ACTIVITY — Could you work out the number of lines in the listing that include the word "bulk" and reply with that figure alone?

▼

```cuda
__device__ __forceinline__ void mbar_init(uint64_t* bar, uint32_t count) {
  asm volatile("mbarrier.init.shared::cta.b64 [%0], %1;" ::"r"(smem_u32(bar)), "r"(count));
}
__device__ __forceinline__ void mbar_expect_tx(uint64_t* bar, uint32_t bytes) {
  asm volatile("mbarrier.arrive.expect_tx.shared::cta.b64 _, [%0], %1;" ::"r"(smem_u32(bar)), "r"(bytes) : "memory");
}
__device__ __forceinline__ void mbar_arrive(uint32_t bar_addr) {
  asm volatile("mbarrier.arrive.shared::cta.b64 _, [%0];" ::"r"(bar_addr) : "memory");
}
__device__ __forceinline__ void mbar_arrive(uint64_t* bar) { mbar_arrive(smem_u32(bar)); }
#ifndef DF_TRYWAIT_HINT_NS
#define DF_TRYWAIT_HINT_NS 200000u
#endif
__device__ __forceinline__ bool mbar_try(uint32_t bar_addr, uint32_t parity) {
  uint32_t ok;
  asm volatile(
      "{\n\t.reg .pred p;\n\t"
      "mbarrier.try_wait.parity.shared::cta.b64 p, [%1], %2, %3;\n\t"
      "selp.u32 %0, 1, 0, p;\n\t}"
      : "=r"(ok)
      : "r"(bar_addr), "r"(parity), "r"(DF_TRYWAIT_HINT_NS)
      : "memory");
  return ok != 0;
}
__device__ __forceinline__ bool mbar_try(uint64_t* bar, uint32_t parity) { return mbar_try(smem_u32(bar), parity); }
// ... 16 lines not shown
  }
}

__device__ __forceinline__ void mbar_wait(uint64_t* bar, uint32_t parity) { mbar_wait(smem_u32(bar), parity); }

__device__ __forceinline__ void tma_load_4d(void* dst, const void* tmap, uint64_t* bar, int c0, int c1, int c2, int c3) {
  asm volatile(
      "cp.async.bulk.tensor.4d.shared::cluster.global.mbarrier::complete_tx::bytes [%0], [%1, {%3, %4, %5, %6}], [%2];"
      ::"r"(smem_u32(dst)), "l"((uint64_t)tmap), "r"(smem_u32(bar)), "r"(c0), "r"(c1), "r"(c2), "r"(c3)
      : "memory");
}
__device__ __forceinline__ void tma_load_2d(void* dst, const void* tmap, uint64_t* bar, int c0, int c1) {
  asm volatile(
      "cp.async.bulk.tensor.2d.shared::cluster.global.mbarrier::complete_tx::bytes [%0], [%1, {%3, %4}], [%2];"
      ::"r"(smem_u32(dst)), "l"((uint64_t)tmap), "r"(smem_u32(bar)), "r"(c0), "r"(c1)
      : "memory");
}
__device__ __forceinline__ void prefetch_tmap(const void* tmap) {
  asm volatile("prefetch.tensormap [%0];" ::"l"((uint64_t)tmap) : "memory");
}

__device__ __forceinline__ uint64_t smem_desc(uint32_t addr, uint32_t lbo_bytes, uint32_t sbo_bytes) {
  return (uint64_t)((addr & 0x3FFFFu) >> 4) | ((uint64_t)((lbo_bytes >> 4) & 0x3FFFu) << 16) |
         ((uint64_t)((sbo_bytes >> 4) & 0x3FFFu) << 32) | (1ull << 62);
}
__device__ __forceinline__ void wgmma_fence() { asm volatile("wgmma.fence.sync.aligned;" ::: "memory"); }
__device__ __forceinline__ void wgmma_commit() { asm volatile("wgmma.commit_group.sync.aligned;" ::: "memory"); }
template <int N>
__device__ __forceinline__ void wgmma_wait() { asm volatile("wgmma.wait_group.sync.aligned %0;" ::"n"(N) : "memory"); }
template <int N>
// ... 76 lines not shown
```

distrifuser_b200/modules/pp/attn.py:

```python
import ctypes as C
import os

import torch
from torch import nn
from torch.nn import functional as F

from ... import _lib
from ...utils import DistriConfig
from ..base_module import BaseModule, nvtx_range


_WORKSPACES: dict = {}
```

▲

ANSWER — 2